The cause of action accrued on October 19, 1958, in Cherokee, Oklahoma at which time plaintiff and defendant were both residents of the State of Oklahoma.
On September 1, 1960, the defendant and his family moved from the State of Oklahoma and established residence in Chillicothe, Illinois, where they have since resided.
The trial court's dismissal was predicated upon the fact that the cause of action was not commenced within two years next after the cause of action accrued. (Ill Rev Stats 1961, c 83, § 15.)
Plaintiff contends that the cause of action was timely filed by virtue of Chap 83, Sect 21, Ill Rev Stats 1961.
Chap 83, Sect 15, Ill Rev Stat, provides, "Action for damages for injury to the person, . . . shall be commenced within two (2) years next after the cause of action accrued." Section 19, Chap 83 provides, "If when the cause of action accrues against a person, . . . and, if after the cause of action accrues, he departs and resides out of the State, the time of his absence is no part of the time limited for the commencement of the action." Section 21, Chap 83 provides, "When a cause of action has arisen in a State or territory out of this State, or in a foreign county, and, by the laws thereof, an action thereon cannot be maintained by reason of the lapse of time. an action thereon shall not be maintained in this state."
Under the laws of Oklahoma there is a two-year period within which time an action for injury to the person must be commenced. (Okla Stats, Title 12, par 95) and a like statute to Chap 83, Sect 19, Ill Rev Stats, tolling the running of the statute during absence from the State. (Okla Stats, Title 12, par 98).
Plaintiff argues that defendant having removed himself from the State of Oklahoma, the Oklahoma two year limitation provision has not run, it having been tolled by the provisions of Title 12, par 98 of the Oklahoma Statute.
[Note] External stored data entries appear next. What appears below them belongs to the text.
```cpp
static std::vector<skr_f4> pack_scene(const skr_scene &s, DeviceScene &d)
{
	std::vector<skr_f4> rows;
	auto put = [&](const void *src, size_t bytes) {
		const size_t at = rows.size();
		rows.resize(at + (bytes + 15) / 16, skr_f4{0.0f, 0.0f, 0.0f, 0.0f});
		if(src && bytes) memcpy(&rows[at], src, bytes);
// ... 13 lines not shown
	d.n_chunks = s.info.n_triangles ? s.tri_node_count : 0;
	d.off_tri_mats = put4(s.tri_mats);
	d.off_fog = rows.size();
	d.n_fog = (int) (s.raw_fog.size() / 9);
	for(int j = 0; j < d.n_fog; j++)
	{
		const float *f = &s.raw_fog[9 * j];
		rows.push_back({f[3], f[8], f[7], 0.0f});
		rows.push_back({f[4], f[5], f[6], 0.0f});
	}
	d.n_spot = s.n_spot();
	d.spot_first = s.info.n_point_lights;
	d.off_spot = put4(s.spot_cones);
	if(!s.shadow_masks.empty()) d.off_smask = put(s.shadow_masks.data(), s.shadow_masks.size() * 4);
	d.shadow_reach2 = s.shadow_reach2;
	if(!s.gi_table.empty())
	{
		const size_t patch_word = s.gi_mask_word + (size_t) s.gi_rows * (SKR_GI_ROW_ENTRIES * (s.gi_wide ? 4 : 2) / 4);
		d.gi_surface_word = s.gi_surface.empty() ? 0 : patch_word + s.gi_surface_head;
		d.off_gi = put(nullptr, std::max(s.gi_table.size(), s.gi_surface.empty() ? 0 : patch_word + s.gi_surface.size()) * 4);
		uint32_t *words = reinterpret_cast<uint32_t *>(&rows[d.off_gi]);
		memcpy(words, s.gi_table.data(), s.gi_table.size() * 4);
		if(d.gi_surface_word) memcpy(words + patch_word, s.gi_surface.data(), s.gi_surface.size() * 4);
	}
	d.gi_grid[0] = s.gi_grid[0];
	d.gi_grid[1] = s.gi_grid[1];
	d.gi_mask_word = s.gi_mask_word;
	d.gi_wide = s.gi_wide;
	if(s.info.n_triangles && !s.trace_chunks.empty()) d.off_trace = put4(s.trace_chunks);
	d.trace_ball = make_float4(s.trace_ball[0], s.trace_ball[1], s.trace_ball[2], s.trace_ball[3]);
// ... 238 lines not shown
	const float *c = s.info.camera;
	p.background = f3{s.info.background[0], s.info.background[1], s.info.background[2]};
	p.n_spheres = s.info.n_spheres;
	p.n_tris = s.info.n_triangles;
	p.n_lights = s.info.n_point_lights + s.n_spot + s.info.n_directional_lights;
	p.sph_geom = s.d_blob;
	p.cam_ec = s.d_camec;
	p.sph_amb = s.d_blob + s.off_amb;
	p.sph_kd = s.d_blob + s.off_kd;
	p.sph_ks = s.d_blob + s.off_ks;
	p.lights = s.d_blob + s.off_lights;
	p.tris = s.d_blob + s.off_tris;
	p.tri_chunks = s.d_blob + s.off_chunks;
	p.tri_chunk_size = s.chunk_size;
	p.tri_cones = (s.cones && !r->sw.no_cones) ? 1 : 0;
	if(s.off_smask && r->sw.shadow_mask)
	{
		p.shadow_masks = reinterpret_cast<const uint32_t *>(s.d_blob + s.off_smask);
		p.shadow_reach2 = s.shadow_reach2;
		p.shadow_all = p.n_spheres >= 32 ? ~0u : (1u << p.n_spheres) - 1u;
	}
	if(s.off_gi && r->sw.gi_mask)
	{
		p.gi_index = reinterpret_cast<const int32_t *>(s.d_blob + s.off_gi);
		p.gi_masks = reinterpret_cast<const uint32_t *>(s.d_blob + s.off_gi) + s.gi_mask_word;
		p.gi_grid[0] = s.gi_grid[0];
		p.gi_grid[1] = s.gi_grid[1];
		p.gi_wide = s.gi_wide;
		p.gi_all = p.n_spheres >= 32 ? ~0u : (1u << p.n_spheres) - 1u;
		if(s.gi_surface_word && r->sw.gi_surface) p.gi_surface = reinterpret_cast<const uint32_t *>(s.d_blob + s.off_gi) + s.gi_surface_word;
	}
	{
		auto len3 = [](const float *v) { return std::sqrt((double) v[0] * v[0] + (double) v[1] * v[1] + (double) v[2] * v[2]); };
		const double umax = std::fabs((double) p.angle * p.aspect) * 1.001, vmax = std::fabs((double) p.angle) * 1.001;
		const double dmax = len3(c + 3) + umax * len3(c + 9) + vmax * len3(c + 6);
// ... 884 lines not shown
```

skele_raytracer_amd/csrc/render_params.h:

```cpp
#pragma once

#include <hip/hip_runtime.h>
#include <stdint.h>

#include "shadow_cells.h"

struct f3 {
	float x, y, z;
};

#define SKR_COUNTER_SHARDS 4096u
#ifndef SKR_PULL_QUEUES
#define SKR_PULL_QUEUES 16u
#endif
#define SKR_PULL_STRIDE 256u
#define SKR_P1_REGIONS 64u
#define SKR_PREFIX_WORDS (SKR_P1_REGIONS + 1u)

enum SkrPipeline { SKR_PIPE_AUTO = 0, SKR_PIPE_NODES, SKR_PIPE_GENERIC, SKR_PIPE_OTHER };
struct SkrSwitches {
	int32_t pipeline = SKR_PIPE_AUTO;
	int8_t no_cones = 0, no_cull = 0;
	int8_t primary_cache = 1;
	int8_t no_sphere_cull = 0;
	int32_t budget_mb = 0;
	int32_t flat = 0;
	int8_t shadow_mask = 1;
	int8_t gi_mask = 1;
	int8_t gi_surface = 1;
	int8_t adaptive_path = 0;
};

static_assert(sizeof(SkrSwitches) == 20, "SkrSwitches keeps its 20 bytes");

struct RenderParams {
	SkrSwitches sw;
	int32_t width, height;
	uint32_t tile_rows, first_tile, tile_stride, out_rows;
	const uint32_t *tile_table;
	uint32_t band_row0, band_rows;
	float inv_width, inv_height, aspect, angle;
	f3 cam_pos, cam_dir, cam_up, cam_right, background;
	int32_t n_spheres, n_tris, n_lights;
	const float4 *sph_geom, *sph_amb, *sph_kd, *sph_ks, *lights, *tris;
	const float4 *cam_ec;
	const float4 *tri_chunks;
	int32_t tri_chunk_size;
	int32_t tri_cones;
	int32_t n_tri_chunks;
	int32_t monte_carlo, num_path_traces, grid_size, max_depth, use_shadows;
	uint32_t seed_lo, seed_hi;
	int32_t pow_steps;
	uint8_t *rgb;
	float *rgbf;
	unsigned long long *counters;
	unsigned long long *tri_work;
	uint32_t *qctr;
	float *acc;
	uint32_t aa_index;
	uint32_t fog_row;
	const float4 *nd_src;
	const float4 *ns_src;
	float4 *nd_dst, *ns_dst;
	uint32_t nd_src_level0;
	const uint32_t *nd_count;
	float4 *rc;
	uint32_t rc_cap;
	uint32_t *rc_ctr;
	uint4 *ixh;
	uint32_t band_blk0, band_nblk, blocks_x;
	void *node_scratch;
	const float *res_in;
	float *res_out;
	int32_t shade_triangles;
	int32_t legacy_reflect;
	const float4 *tri_mats;
	uint32_t g_level;
	uint32_t g_arity;
	uint32_t g_last;
// ... 1 lines not shown
	const float4 *g_nodes_src;
	union {
		float4 *g_nodes_dst;
		int32_t *gi_row0;
	};
	const uint32_t *shadow_masks;
	float shadow_reach2;
	uint32_t shadow_all;
	const int32_t *gi_index;
	const uint32_t *gi_masks;
	SkrGiGrid gi_grid[2];
	int32_t gi_wide;
	uint32_t gi_all;
	const uint32_t *gi_surface;
};

struct SphereTree {
	const float4 *nodes;
	const float4 *chunks;
	const float4 *rows;
	int32_t n_nodes;
	int32_t n_chunks;
	int32_t n_always;
	int32_t cull;
	float4 ball;
	unsigned long long *work;
};

struct SpotLights {
	const float4 *cones;
// ... 21 lines not shown
```

skele_raytracer_amd/csrc/scene_host.cpp:

```cpp
#include "scene_host.h"

#include <cstdarg>
#include <cstdio>
#include <cstdlib>
#include <cstring>
#include <algorithm>
#include <cmath>
#include <fstream>

static thread_local char g_err[512] = "";

void skr_set_error(const char *fmt, ...)
{
	va_list ap;
	va_start(ap, fmt);
	vsnprintf(g_err, sizeof g_err, fmt, ap);
	va_end(ap);
}

extern "C" const char *skr_last_error(void) { return g_err; }

namespace {

int read_floats(const char *p, float *dst, int n)
// ... 79 lines not shown
	{
		const float *t = &raw_triangles[(size_t) order[i] * 9];
		tris[3 * i] = {t[0], t[1], t[2], 0.0f};
		float file_index;
		const int32_t fi = order[i];
		memcpy(&file_index, &fi, 4);
		tris[3 * i + 1] = {t[3] - t[0], t[4] - t[1], t[5] - t[2], file_index};
		tris[3 * i + 2] = {t[6] - t[0], t[7] - t[1], t[8] - t[2], 0.0f};
	}
	tri_order = order;
	build_triangle_materials();
	build_triangle_chunks();
	build_shadow_masks();
	build_gi_masks();
	build_gi_surface();
}

void skr_scene::build_lights()
{
	const int nl = info.n_point_lights, nsp = n_spot();
	const int nd = (int) (raw_directional_lights.size() / 6);
	lights.resize((size_t) (nl + nsp + nd) * 2);
	for(int i = 0; i < nl; i++)
	{
		const float *l = &raw_point_lights[(size_t) i * 6];
		lights[2 * i] = {l[0], l[1], l[2], 0.0f};
		lights[2 * i + 1] = {l[3], l[4], l[5], 0.0f};
	}
	spot_cones.resize((size_t) nsp * 2);
	for(int i = 0; i < nsp; i++)
// ... 126 lines not shown
			const double S = qn + rk;
			const double base = rk + eps_o + eta * (S + D + eps_o) / (1.0 - eta) + 0x1p-30 * qn;
			for(int c = 0; c < SKR_SHADOW_TABLE_WORDS; c++)
			{
				const double *wc = &cell_dir[3 * (size_t) c];
				const double s = q[0] * wc[0] + q[1] * wc[1] + q[2] * wc[2];
				const double dist = std::sqrt(std::max(0.0, qq - s * s));
				if(dist <= base + cell_theta[c] * S) masks[(size_t) l * SKR_SHADOW_TABLE_WORDS + c] |= 1u << k;
			}
		}
	}
	shadow_masks.swap(masks);
	shadow_reach2 = reach2;
}

static void gi_ball_bits(const double *q, double rho, const double *C, double r2, uint32_t bit, const std::vector<double> &cell_dir,
						 const std::vector<double> &cth, const std::vector<double> &sth, uint32_t *row)
{
	const double v[3] = {C[0] - q[0], C[1] - q[1], C[2] - q[2]};
	const double dist = std::sqrt(v[0] * v[0] + v[1] * v[1] + v[2] * v[2]);
	const double E = (dist + rho) * (1.0 + 0x1p-20);
	const double rk = std::sqrt(r2 + 0x1p-16 * (E * E + r2)) + 0x1p-20 * E;
	const double tol = 0x1p-30 * (dist + rho + rk);
	const double behind = rho + 0x1p-16 * E + tol;
	const double reach = rk + rho + tol;
	if(dist <= reach)
	{
		for(int e = 0; e < SKR_GI_ROW_ENTRIES; e++) row[e] |= bit;
		return;
	}
	for(int e = 0; e < SKR_GI_ROW_ENTRIES; e++)
	{
		const double *w = &cell_dir[3 * (size_t) e];
		const double cp = (v[0] * w[0] + v[1] * w[1] + v[2] * w[2]) / dist;
		const double x = v[1] * w[2] - v[2] * w[1], y = v[2] * w[0] - v[0] * w[2], z = v[0] * w[1] - v[1] * w[0];
		const double sp = std::sqrt(x * x + y * y + z * z) / dist;
		const double ct = cth[e], st = sth[e];
		const bool lo0 = cp >= ct;
		const bool hipi = cp <= -ct;
		const double cos_lo = lo0 ? 1.0 : cp * ct + sp * st;
		const double sin_lo = lo0 ? 0.0 : sp * ct - cp * st;
		const double sin_hi = hipi ? 0.0 : sp * ct + cp * st;
		const double min_sin = std::max(0.0, std::min(sin_lo, sin_hi));
		if(dist * cos_lo + behind >= 0.0 && dist * min_sin <= reach) row[e] |= bit;
	}
}

void skr_scene::build_gi_masks()
{
	gi_table.clear();
	gi_grid[0] = gi_grid[1] = SkrGiGrid{};
	gi_mask_word = 0;
	gi_wide = 0;
	const int ns = info.n_spheres;
	if(ns < 1 || ns > SKR_GI_MAX_SPHERES || info.n_triangles > 0) return;
	std::vector<double> C((size_t) 3 * ns), r2(ns), rad(ns);
	for(int k = 0; k < ns; k++)
	{
		C[3 * k] = sph_geom[k].x;
		C[3 * k + 1] = sph_geom[k].y;
// ... 107 lines not shown
	}
	std::vector<uint32_t> masks(cells.size() * SKR_GI_ROW_ENTRIES, 0u);
	for(size_t ci = 0; ci < cells.size(); ci++)
		for(int k = 0; k < ns; k++) gi_ball_bits(cells[ci].q, cells[ci].rho, &C[3 * k], r2[k], 1u << k, cell_dir, cth, sth, &masks[ci * SKR_GI_ROW_ENTRIES]);
	const size_t n_index = (index.size() + 1) & ~(size_t) 1;
	const size_t n_mask_words = gi_wide ? masks.size() : masks.size() / 2;
	std::vector<uint32_t> table((n_index + n_mask_words + 3) & ~(size_t) 3, 0u);
	memcpy(table.data(), index.data(), index.size() * 4);
	if(gi_wide) memcpy(&table[n_index], masks.data(), masks.size() * 4);
	else
		for(size_t e = 0; e < masks.size(); e += 2) table[n_index + e / 2] = masks[e] | masks[e + 1] << 16;
	gi_mask_word = (uint32_t) n_index;
	gi_table.swap(table);
}
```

He concludes therefore that Chap 83, Sect 21, Ill Rev Stats applies and affords him a cause of action in Illinois in that the limitation statute in Oklahoma has not run.
Plaintiff rightfully concedes that Chap 83, Sect 19 is not available to him in the instant case and he is correct in stating that Chap 83, Sect 21 applies here.
[2-4] Statutes of Limitation are procedural and generally affect only the remedy and not substantive rights (Stanley v. Chastek, 34 Ill. App.2d 220, 180 N.E.2d 512); are governed by the laws of the forum (Klages v. Kohl, 127 Ill. App. 70 and National Bank of Denison v. Danahy, 89 Ill. App. 92); and are available only as defenses [53 CJS Limitations of Actions, Sect 1 (b) (1)].
Such statutes are statutes of repose (Glenn v. McDavid, 316 Ill. App. 130, 44 N.E.2d 84); should be liberally construed so that the object for which they are enacted may be attained (Warren v. Clemenger, 120 Ill. App. 435); and whether the cause of action has accrued within or without the State, the reason for the statute is the same (Davis v. Munie, 235 Ill. 620, 85 N.E. 943).
In construing a like section (Sect 9063 of the Montana limitations statute) to Chap 83, Sect 19, the Supreme Court of Montana in Bahn v. Fritz's ...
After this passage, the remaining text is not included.